The Office also granted an exemption for good-faith security research on software embedded in consumer devices, motorized land vehicles, and medical devices. Except for research on voting machines, this exemption will not take effect until late October, but it will provide some much needed certainty for researchers who would otherwise work in the shadow of DMCA liability. In a world of interconnected networks and devices, vulnerabilities, such as Heartbleed, can have drastic and far-reaching effects. As these devices become increasingly integrated into our lives and even our physical selves, we need to be able to trust, but also test and verify, their security. Copyright law should not block or chill the independent research helping to find and fix vulnerabilities before they can be exploited.  

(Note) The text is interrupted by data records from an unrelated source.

template <typename AB, typename OT, int AFR, bool DEEP, bool KEEP, bool DIRECT, bool BUF, int FUSED>
__device__ __forceinline__ void ps_body(
    const AB* __restrict__ A, const AB* __restrict__ W, const float* __restrict__ bias,
    const int32_t* __restrict__ offsets, const int32_t* __restrict__ group_expert, int E, int K, int N, int epilogue,
    const int64_t* __restrict__ row_map, const float* __restrict__ row_scale, const OT* residual, OT* out, int n_tiles_n,
    int group_m, const int64_t* __restrict__ a_gather, int a_div, int gather_len, const int32_t* __restrict__ group_end,
    FusedCtl* fc) {
  static_assert(sizeof(AB) == 2, "16-bit operands");
  static_assert(FUSED == 0 || (!KEEP && ((FUSED == 1 && DIRECT) || (FUSED == 2 && BUF))), "fused roles: 1 = producer (direct 16-bit stores), 2 = consumer");
  static_assert(!DIRECT || (sizeof(OT) == 2 && !KEEP), "the direct epilogue stores 16-bit outputs, one output per tile");
  extern __shared__ __attribute__((aligned(16))) char smem[];
  constexpr int TBM = 64 * AFR, TBN = 256, NT = 512, NW = 8;
  constexpr int STAGE = (TBM + TBN) * BK_BYTES;
  constexpr int ASLOTS = TBM / 8 / NW;
  constexpr int SLOTS = 4;
  constexpr int LDS_TOTAL = 160 * 1024;

  const int tid = threadIdx.x, lane = tid & 63;
  const int wave = __builtin_amdgcn_readfirstlane(tid >> 6);
  const int wr = wave >> 2, wc = wave & 3;
  const int fr = lane & 15, fq = lane >> 4;
  const int nk = K / 64;
#ifdef SMOE_DIAG
  const bool diag_nodma = (__builtin_amdgcn_readfirstlane(smoe_diag_flags) & 1) != 0;
  const bool diag_nobar = (__builtin_amdgcn_readfirstlane(smoe_diag_flags) & 2) != 0;
#endif

  int t_off = 0, t_end = 0, t_tb = 0, t_ge = lane;
  {
    const int li = lane < E ? lane : (group_end ? E - 1 : E);
    t_off = offsets[li];
    t_end = group_end ? group_end[li] : offsets[li < E ? li + 1 : E];
    int cnt = lane < E ? (t_end - t_off + TBM - 1) / TBM : 0;
    int incl = cnt;
#pragma unroll
    for (int sft = 1; sft < 64; sft <<= 1) {
      const int up = __shfl_up(incl, sft, 64);
      if (lane >= sft) incl += up;
    }
    t_tb = incl - cnt;
    if (group_expert && lane < E) t_ge = group_expert[lane];
  }
  const int total_mt = __builtin_amdgcn_readlane(t_tb, 63);
// ... 240 lines not shown
    if (a_gather && wave < TBM / 64) {
      int gr = m0 + wave * 64 + lane;
      if (gr >= m_end) gr = m_end - 1;
      __builtin_amdgcn_global_load_lds((const __attribute__((address_space(1))) void*)(a_gather + gr),
                                       (__attribute__((address_space(3))) void*)(smem + LDS_TOTAL - 2048 - TBM * 4 + wave * 256),
                                       4, 0, 0);
    }
  };
  auto issue_bias = [&](int par) {
    if (bias && wave == 0) {
      int col = n0 + lane * 4;
      if (col > N - 4) col = N - 4;
      PS_DMA(bias + (int64_t)e * N + col, bias_lds + par * 1024);
    }
  };

  if constexpr (FUSED == 0) {
    if (!advance()) return;
  } else {
    locate_fused(fc->nid);
    if constexpr (FUSED == 2) fused_wait(mt_next, fused_poll(mt_next));
  }
  if constexpr (FUSED == 0) PS_CLOCK(0);
  {
    int oz = 0;
    asm volatile("" : "+v"(oz));
    setup(lane + oz);
  }
  issue_bias(0);
  issue_kt0();
  if (nk > 1) {
    issue_kt1();
    if constexpr (DEEP) wait_keep2();
    else if constexpr (AFR == 4) asm volatile("s_waitcnt vmcnt(8)" ::: "memory");
    else asm volatile("s_waitcnt vmcnt(9)" ::: "memory");
  } else {
    asm volatile("s_waitcnt vmcnt(0)" ::: "memory");
  }
  PP_BARRIER();

  int tile_no = 0;
  (void)tile_no;
  int cmt = 0;
  for (;; ++tile_no) {
    PS_STAMP(0);
    const int ce = e, cm0 = m0, cm_end = m_end, cn0 = n0;
    cmt = mt_next;
    if constexpr (FUSED != 0) PS_COUNT(4 + FUSED, 1);
    bool more;
    if constexpr (FUSED == 0) {
      tile += t_step;
      more = advance();
    } else {
      fused_advance(*fc);
      more = fc->nk == FUSED;
      if (more) {
        locate_fused(fc->nid);
        if constexpr (FUSED == 2) polled = fused_poll(mt_next);
      }
    }
    if (more) prefetch_rows();
#pragma unroll
    for (int i = 0; i < 2 * AFR; ++i)
#pragma unroll
      for (int j = 0; j < 4; ++j) acc[i][j] = f32x4{0.f, 0.f, 0.f, 0.f};
    if (wr == 1) PP_BARRIER();
    if constexpr (DEEP) {
      for (int t = 0; t < nk; ++t) {
        const int cur = t & 1, nxt = cur ^ 1;
        const bool n1 = (t + 1 < nk), n2 = (t + 2 < nk);
        read_b(cur, 0);
        __builtin_amdgcn_sched_barrier(0);
        read_a(cur, 0);
        if (n1) dma_ah(t + 1, nxt, 1);
        PS_IBAR();
        PS_MFMA(0, 0);
        PS_IBAR();
        read_b(cur, 1);
        if (n1) dma_wh(t + 1, nxt, 0);
        PS_IBAR();
        PS_MFMA(0, 1);
        PS_IBAR();
        read_a(cur, 1);
        if (n2) dma_ah(t + 2, cur, 0);
        PS_IBAR();
        PS_MFMA(1, 1);
        PS_IBAR();
        read_b(cur, 0);
        if (n2) dma_wh(t + 2, cur, 1);
        if (wr == 1) {
          if (n2) wait_keep2();
          else asm volatile("s_waitcnt vmcnt(0)" ::: "memory");
        }
        PS_IBAR();
        PS_MFMA(1, 0);
        if (wr == 0) {
          if (n2) wait_keep2();
          else asm volatile("s_waitcnt vmcnt(0)" ::: "memory");
        }
        PS_IBAR();
      }
    } else {
      for (int t = 0; t < nk; ++t) {
        const int cur = t & 1, nxt = cur ^ 1;
        const bool pre1 = (t >= 1) && (t + 1 < nk);
        const bool pre2 = (t + 2 < nk);
        read_b(cur, 0);
        __builtin_amdgcn_sched_barrier(0);
        read_a(cur, 0);
        if (pre1) dma_a(t + 1, nxt, 2);
        PS_IBAR();
        PS_MFMA(0, 0);
        PS_IBAR();
        read_b(cur, 1);
        if (pre1) dma_w(t + 1, nxt, 0);
        PS_IBAR();
        PS_MFMA(0, 1);
        PS_IBAR();
        read_a(cur, 1);
        if (pre1) dma_w(t + 1, nxt, 2);
        PS_IBAR();
        PS_MFMA(1, 1);
        PS_IBAR();
        read_b(cur, 0);
        if (pre2) dma_a(t + 2, cur, 0);
        if (wr == 1) {
          if (pre2) asm volatile("s_waitcnt vmcnt(2)" ::: "memory");
          else asm volatile("s_waitcnt vmcnt(0)" ::: "memory");
        }
        PS_IBAR();
        PS_MFMA(1, 0);
        if (wr == 0) {
          if (pre2) asm volatile("s_waitcnt vmcnt(2)" ::: "memory");
          else asm volatile("s_waitcnt vmcnt(0)" ::: "memory");
        }
        PS_IBAR();
      }
    }
    if (wr == 0) PP_BARRIER();
    PS_STAMP(1);
    if constexpr (FUSED != 0) {
      if (mt_done >= 0) fused_signal(mt_done);
    }

    PS_STAMP(2);
    int oz = 0;
    asm volatile("" : "+v"(oz));
    const int tid_e = tid + oz, lane_e = tid_e & 63;
    if (more) {
      if constexpr (FUSED == 2) fused_wait(mt_next, polled);
      rows_in_lds = a_gather != nullptr;
      setup(lane_e);
      issue_bias(bias_par ^ 1);
      PS_STAMP(3);
      issue_kt0();
      if constexpr (DIRECT && DEEP) issue_kt1();
    }
    PS_STAMP(4);

    if constexpr (DIRECT) {
      (void)ce;
      const int fr = lane_e & 15, fq = lane_e >> 4;
      f32x4 bv[4];
#pragma unroll
      for (int ni = 0; ni < 4; ++ni) {
        const int nl = wc * 64 + ni * 16 + fq * 4;
        bv[ni] = f32x4{0.f, 0.f, 0.f, 0.f};
        if (bias) bv[ni] = *reinterpret_cast<const f32x4*>(bias_lds + bias_par * 1024 + nl * 4);
      }
      bias_par ^= 1;
      const int rows_here = (cm_end - cm0 < TBM) ? (cm_end - cm0) : TBM;
      const __amdgpu_buffer_rsrc_t rs = __builtin_amdgcn_make_buffer_rsrc(
          reinterpret_cast<char*>(out) + (int64_t)cm0 * N * 2, 0, rows_here * N * 2, 0x00020000);
      const int cq = wc * 64 + (fq & 1) * 16 + (fq >> 1) * 8;
      const uint32_t OOR = 0x80000000u;
      uint32_t off0 = (uint32_t)(((wr * (TBM / 2) + fr) * N + cn0 + cq) * 2);
      const bool ok0 = cn0 + cq < N, ok1 = cn0 + cq + 32 < N;
      const uint32_t row16 = (uint32_t)(16 * N * 2);
#pragma unroll
      for (int mi = 0; mi < 2 * AFR; ++mi) {
#pragma unroll
        for (int q = 0; q < 2; ++q) {
          f32x4 va = acc[mi][2 * q] + bv[2 * q], vb = acc[mi][2 * q + 1] + bv[2 * q + 1];
          if (epilogue == SMOE_EPI_GELU) { va = gelu_fast4(va); vb = gelu_fast4(vb); }
          uint32_t a0, a1, b0, b1;
          pack4<OT>(va, a0, a1);
          pack4<OT>(vb, b0, b1);
          const auto s0 = __builtin_amdgcn_permlane16_swap(a0, b0, false, false);
          const auto s1 = __builtin_amdgcn_permlane16_swap(a1, b1, false, false);
          const u32x4 v = u32x4{s0[0], s1[0], s0[1], s1[1]};
          const uint32_t off = off0 + (uint32_t)(q * 64);
#ifdef FUSED_EXP_PLAIN_STORES
          __builtin_amdgcn_raw_buffer_store_b128(v, rs, (int)((q ? ok1 : ok0) ? off : OOR), 0, PS_STORE_AUX);
#else
          __builtin_amdgcn_raw_buffer_store_b128(v, rs, (int)((q ? ok1 : ok0) ? off : OOR), 0, FUSED == 1 ? 16 : PS_STORE_AUX);
#endif
        }
        off0 += row16;
      }
      PS_STAMP(5);
      if (!more) break;
      if constexpr (DEEP) {
        if constexpr (AFR == 5) asm volatile("s_waitcnt vmcnt(20)" ::: "memory");
        else asm volatile("s_waitcnt vmcnt(16)" ::: "memory");
      } else {
        issue_kt1();
        if (nk > 1) {
          if constexpr (AFR == 5) asm volatile("s_waitcnt vmcnt(29)" ::: "memory");
          else asm volatile("s_waitcnt vmcnt(24)" ::: "memory");
        } else {
          if constexpr (AFR == 5) asm volatile("s_waitcnt vmcnt(20)" ::: "memory");
          else asm volatile("s_waitcnt vmcnt(16)" ::: "memory");
        }
      }
      PP_BARRIER();
      PS_STAMP(12);
      if constexpr (FUSED == 1) mt_done = cmt;
      continue;
    }

    (void)ce;
    const int fr = lane_e & 15, fq = lane_e >> 4;
    const int trow = tid_e / TPR, tcol = tid_e % TPR;
    f32x4 bv[NI];
#pragma unroll
    for (int ni = 0; ni < NI; ++ni) {
      const int nl = wc * TN + ni * 16 + fq * 4;
      bv[ni] = f32x4{0.f, 0.f, 0.f, 0.f};
      if (bias) bv[ni] = *reinterpret_cast<const f32x4*>(bias_lds + bias_par * 1024 + nl * 4);
    }
    bias_par ^= 1;
    const bool use_omap = OMAP && row_map != nullptr;
    if (use_omap && tid_e < TBM) {
      const int m = cm0 + tid_e;
// ... 178 lines not shown
            if (ncol < N) *reinterpret_cast<u32x4*>(reinterpret_cast<char*>(out) + (rbase + ncol) * OB) = v[j];
          }
          if constexpr (KEEP) {
#pragma unroll
            for (int j = 0; j < CPT; ++j) {
              const int ncol = cn0 + (tcol + j * TPR) * (16 / OB);
              const u32x4 h2 = *reinterpret_cast<const u32x4*>(cst2 + r * C_STRIDE + (tcol + j * TPR) * 16);
              if (ncol < N) *reinterpret_cast<u32x4*>(reinterpret_cast<char*>(pre_out) + (rbase + ncol) * OB) = h2;
            }
          }
        }
#pragma unroll
        for (int j = 0; j < CPT; ++j) resv[j] = resn[j];
      }
      if (p == 0) PS_STAMP(7);
      if (p == NPASS - 1) PS_STAMP(11);
      asm volatile("s_waitcnt lgkmcnt(0)" ::: "memory");
      PP_BARRIER();
    }
    PS_STAMP(12);
    if (!more) break;
    issue_kt1();
  }
  if constexpr (FUSED == 0) PS_CLOCK(2);
  if constexpr (FUSED != 0) {
    asm volatile("s_waitcnt vmcnt(0) lgkmcnt(0)" ::: "memory");
    PP_BARRIER();
    if constexpr (FUSED == 1) fused_signal(cmt);
  }
#undef PS_MFMA
#undef PS_DMA
}
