@@ -204,28 +244,15 @@
                 for (int v = 0; v < 4; ++v) comb[((parity * NT + t) * 8 + WAVE) * 256 + v * 64 + lane] = r[v];
             }
             __syncthreads();
-            for (int e = tid; e < NT * 256; e += I144_THREADS) {
-                const int t = e >> 8, rem = e & 255, v = rem >> 6, ln = rem & 63;
-                const float *cb = comb + ((parity * NT + t) * 8) * 256 + v * 64 + ln;
+            if constexpr (EPI) {
+                const float *cb = comb + ((parity * NT + e_t) * 8) * 256 + e_v * 64 + lane;
                 const float r0_ = cb[0], r1 = cb[256], r2 = cb[512], r3 = cb[768], r4 = cb[1024], r5 = cb[1280], r6 = cb[1536], r7 = cb[1792];
                 float sv = ((r0_ + r4) + (r2 + r6)) + ((r1 + r5) + (r3 + r7));
-                const int o = ot * 16 + 4 * (ln >> 4) + v, jj = ln & 15;
-                bool ok = o < a.nout;
-                long oi;
-                if constexpr (DC) {
-                    const int th = th0 + 16 * t + jj;
-                    ok = ok && th >= a.th_lo && th <= a.th_hi;
-                    oi = (long)n * a.osample + (long)o * a.oplane + (long)(a.s + I144_R0) * a.opitch + th + I144_C0;
-                } else {
-                    const int y = r0 + t, xx = c0 + jj;
-                    ok = ok && y < a.H && xx < a.W;
-                    oi = (long)n * a.osample + (long)o * a.oplane + (long)(y + a.ooff) * a.opitch + xx + a.ooff;
-                }
-                if (ok) {
-                    sv = sv + a.bias[o];
-                    if (a.act) sv = DC ? (sv < 0 ? sv * a.act[o] : sv) : (sv > 0 ? sv : sv * a.act[o]);
-                    if (a.residual) sv = sv + a.residual[oi];
-                    a.out[oi] = sv;
+                if (e_ok) {
+                    sv = sv + e_bias;
+                    if (a.act) sv = DC ? (sv < 0 ? sv * e_act : sv) : (sv > 0 ? sv : sv * e_act);
+                    if (a.residual) sv = sv + e_res;
+                    a.out[e_oi] = sv;
                 }
             }
             parity ^= 1;
@@ -307,7 +334,10 @@
     const long ntasks = (long)n * a.n_og * a.n_seg;
     const dim3 grid((unsigned)(ntasks < 256 ? ntasks : 256));
     a.grid = (int)grid.x;
-    hipLaunchKernelGGL((k_cconv144<1, true, I144_NT_DC>), grid, dim3(I144_THREADS), 0, (hipStream_t)stream, a);
+    if (a.n_seg == 1 && a.th_hi - a.th0 < 16)
+        hipLaunchKernelGGL((k_cconv144<1, true, 1>), grid, dim3(I144_THREADS), 0, (hipStream_t)stream, a);
+    else
+        hipLaunchKernelGGL((k_cconv144<1, true, I144_NT_DC>), grid, dim3(I144_THREADS), 0, (hipStream_t)stream, a);
     LAUNCH_CHECK();
     return 0;
 }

Although a few proposed exemptions were not granted, this round of triennial exemptions was a win for consumers and the freedoms of ownership.  Nonetheless, the tension between the rights of copyright holders and the rights of software-embedded device owners remains. Copyright policy should ease that tension, adapting to new recording and distribution technologies to balance the interests at stake while preserving the incentive to offer true ownership of non-physical copies like software and media files.  The Unlocking Consumer Choice and Wireless Competition Act of 2014 broadened the exemption for cellphone unlocking adopted in the 2012 triennial rulemaking and clarified that the device owner could undertake circumvention, effectively cutting through whatever licensing agreements may have applied to the phone’s software. Other legislative proposals (here and here) similarly indicate a recognition that, in some contexts, the benefits of ownership outweigh the benefits of licensing. CDT believes that with innovative technological solutions and careful policy making, we can have the best of both worlds.